# Transition from level track to a grade



## Geno the Viking (Feb 29, 2012)

I will be using a 2% grade on my HO layout to gain height to cross over another track. Most of my layout will be level. When transitioning from level to the beginning of the 2% grade how does one handle the slight vertical curve in the rails? This seems like a small item but I don't want to screw it up.


----------



## mopac (Feb 24, 2011)

No help here but if you don't get it right I have seen cars uncouple at start of grade.
I guess go less than 2% at start of grade.


----------



## flyboy2610 (Jan 20, 2010)

Use flex track here, and start the section of track 12-18" before the grade begins. The flex track will naturally want to transition smoothly into the grade.


----------



## DonR (Oct 18, 2012)

Flyboy has it right.

But you must do the gradual elevation at both
bottom and top. Start the upper transition before
reaching your top grade also by allowing the flex
to find it's natural slope. The longer your grade
changes, the smoother the transition.

Note: allow the flex to find it's slope and once 
done then build the support for it. A gentle press
on the flex may be helpful.

Don


----------



## mesenteria (Oct 29, 2015)

This is an instance when you can let your ballast grains do the work for you. As described by others, let the flex track sag toward the lowest point if you can't create a proper vertical curve from level and on into the grade. (Many of us use cookie-cutter platforms where a thickness, cut to width for the roadbed, of plywood is screwed flat with the base over four-six inches, and then you screw the far end onto the steady portion of the grade, usually atop a riser cut and positioned to the right height to support the top end of the roadbed.) 

The flex will sag, and you can fill part of that gap with door frame shims, and then fill it up to the ties with more ballast grains that normal. Once you glue it, the tracks will be well supported along the vertical curve, just like the prototype.


----------



## CTValleyRR (Jul 26, 2014)

You can also use a section of 1% grade which is about 3" longer than the longest piece of equipment that will use it.

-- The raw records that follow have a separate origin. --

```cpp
#ifdef __cplusplus
extern "C" {
#endif

#define ENERF_ABI_VERSION 11
#define ENERF_OK 0
#define ENERF_EINVAL (-1)
#define ENERF_ELAUNCH (-2)
#define ENERF_EWORKSPACE (-3)

typedef void* enerf_stream_t;

int enerf_abi_version(void);
const char* enerf_last_error(void);

int enerf_selftest_checks(void);
int enerf_selftest_primitives(const float* table, int table_floats, float* scratch, int blocks, unsigned* mismatches, enerf_stream_t stream);

typedef struct {
    int conv3d_global_only;
    long long conv3d_lds_min_voxels;
    int conv3d_pk8;
    int featnet_unfused;
    int featnet_smooth0_plain;
    int conv3d_b4;
    int single_stream;
    int side_gate;
    int fuse_depth_prep;
    int conv3d_t2_variant;
    int conv3d_small_variant;
    int render_precision;
} enerf_options_t;

int enerf_channels_last(const float* src, float* dst, int n, int C, long long P, int Cpad, enerf_stream_t stream);
int enerf_channels_first(const float* src, float* dst, int n, int C, long long P, int Cpad, enerf_stream_t stream);

int enerf_pack_img_feat_rgb(const float* im_feat, int C, int Hf, int Wf, const float* src_inps, int H, int W,
                            int Hr, int Wr, int tex, int n_img, float* out, enerf_stream_t stream);

typedef struct {
    const float* w;
    const float* bn_weight;
    const float* bn_bias;
    const float* bn_mean;
    const float* bn_var;
} enerf_conv_bn_t;
// ... 34 lines not shown
                               int Hs, int Ws, int D, int h, int w, float* vol, enerf_stream_t stream);

typedef struct {
    enerf_conv_bn_t conv[12];
    const float* feat_conv_w;
    const float* depth_conv_w;
    int in_channels;
    int full;
} enerf_costreg_raw_t;
long long enerf_cost_reg_packed_floats(int in_channels, int full);
int enerf_cost_reg_pack(const enerf_costreg_raw_t* raw, float* packed, enerf_stream_t stream);
size_t enerf_cost_reg_workspace_bytes(int full, int B, int D, int h, int w);
int enerf_cost_reg(const float* packed, int in_channels, int full, const float* vol, int B, int D, int h, int w,
                   float* feat, float* prob, void* workspace, size_t workspace_bytes, const enerf_options_t* options,
                   enerf_stream_t stream);

int enerf_depth_regression(const float* prob, const float* depth_values, int B, int D, int h, int w, int depth_inv,
                           float* depth, float* std, enerf_stream_t stream);

int enerf_build_rays(const float* rays8, const float* depth, const float* std, const float* near_far, int B, int N,
                     int h, int w, int Hr, int Wr, int depth_inv, float* rays12, enerf_stream_t stream);

typedef struct {
    const float *view_w, *view_b;
    const float *glob_w, *glob_b;
    const float *aggw_w, *aggw_b;
    const float *fc_w, *fc_b;
    const float *lr0_w, *lr0_b;
    const float *sigma_w, *sigma_b;
    const float *col0_w, *col0_b;
// ... 395 lines not shown
```

Before: 1313.

## Skip feature-head output in cost regulation for non-rendered levels

Adds a prob-only path for the cost-regularization heads. When a level is not rendered, its 8-channel feature volume is no longer computed or allocated, and a dedicated depth-only kernel computes just the probability head. This removes the feature-head FMAs and stores on the coarse level. The cost is extra code paths, a new option field that changes the ABI struct, and an error returned when the selected route cannot skip the feature output.

Result: faster. 1335 (median of 6 runs) (+1.7%).

```diff
diff --git a/enerf_amd/csrc/capi.hip b/enerf_amd/csrc/capi.hip
--- a/enerf_amd/csrc/capi.hip
+++ b/enerf_amd/csrc/capi.hip
@@ -232,7 +232,13 @@
 int enerf_cost_reg(const float* packed, int in_channels, int full, const float* vol, int B, int D, int h, int w,
                    float* feat, float* prob, void* workspace, size_t workspace_bytes, const enerf_options_t* options,
                    enerf_stream_t stream) {
+    REQUIRE(feat, "cost_reg: null pointer");
     return cost_reg_run(packed, in_channels, full, vol, 0, B, D, h, w, feat, prob, workspace, workspace_bytes, options,
+                        (hipStream_t)stream);
+}
+int enerf_cost_reg_prob(const float* packed, int in_channels, int full, const float* vol, int B, int D, int h, int w, float* prob,
+                        void* workspace, size_t workspace_bytes, const enerf_options_t* options, enerf_stream_t stream) {
+    return cost_reg_run(packed, in_channels, full, vol, 0, B, D, h, w, nullptr, prob, workspace, workspace_bytes, options,
                         (hipStream_t)stream);
 }
 }
@@ -240,10 +246,14 @@
 bool cost_reg_conv0_planar(const enerf_options_t& o, int in_channels, int full, int B, int D, int h, int w) {
     return cost_reg_plan(in_channels, full, B, D, h, w, o, device_cu_count()).vol_planar_ok;
 }
+bool cost_reg_feat_optional(const enerf_options_t& o, int in_channels, int full, int B, int D, int h, int w) {
+    const CostRegPlan P = cost_reg_plan(in_channels, full, B, D, h, w, o, device_cu_count());
+    return conv3d_route_optional_out(P.route[P.n - 1]);
+}
 int cost_reg_run(const float* packed, int in_channels, int full, const float* vol, int vol_planar, int B, int D, int h, int w,
                  float* feat, float* prob, void* workspace, size_t workspace_bytes, const enerf_options_t* options,
                  hipStream_t st, const CostRegHook* hook) {
-    REQUIRE(packed && vol && feat && prob && workspace, "cost_reg: null pointer");
+    REQUIRE(packed && vol && prob && workspace, "cost_reg: null pointer");
     REQUIRE(in_channels == 8 || in_channels == 16 || in_channels == 32, "cost_reg: in_channels=%d unsupported (8/16/32)",
             in_channels);
     REQUIRE(B > 0 && D > 0 && h > 0 && w > 0, "cost_reg: bad shape");
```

The flex track method gives a smoother curve and is more elegant, but the above method works.


----------



## Geno the Viking (Feb 29, 2012)

Thanks so much guys. I'll be using flex track code 83. I love this forum.


----------



## D&J Railroad (Oct 4, 2013)

As for building the subroad bed to provide that smooth transition from flat to incline, you might consider cutting your roadbed from plywood. The thicker the better. When you bend it up for the grade, the bend of the wood will take a natural transitional bend.


----------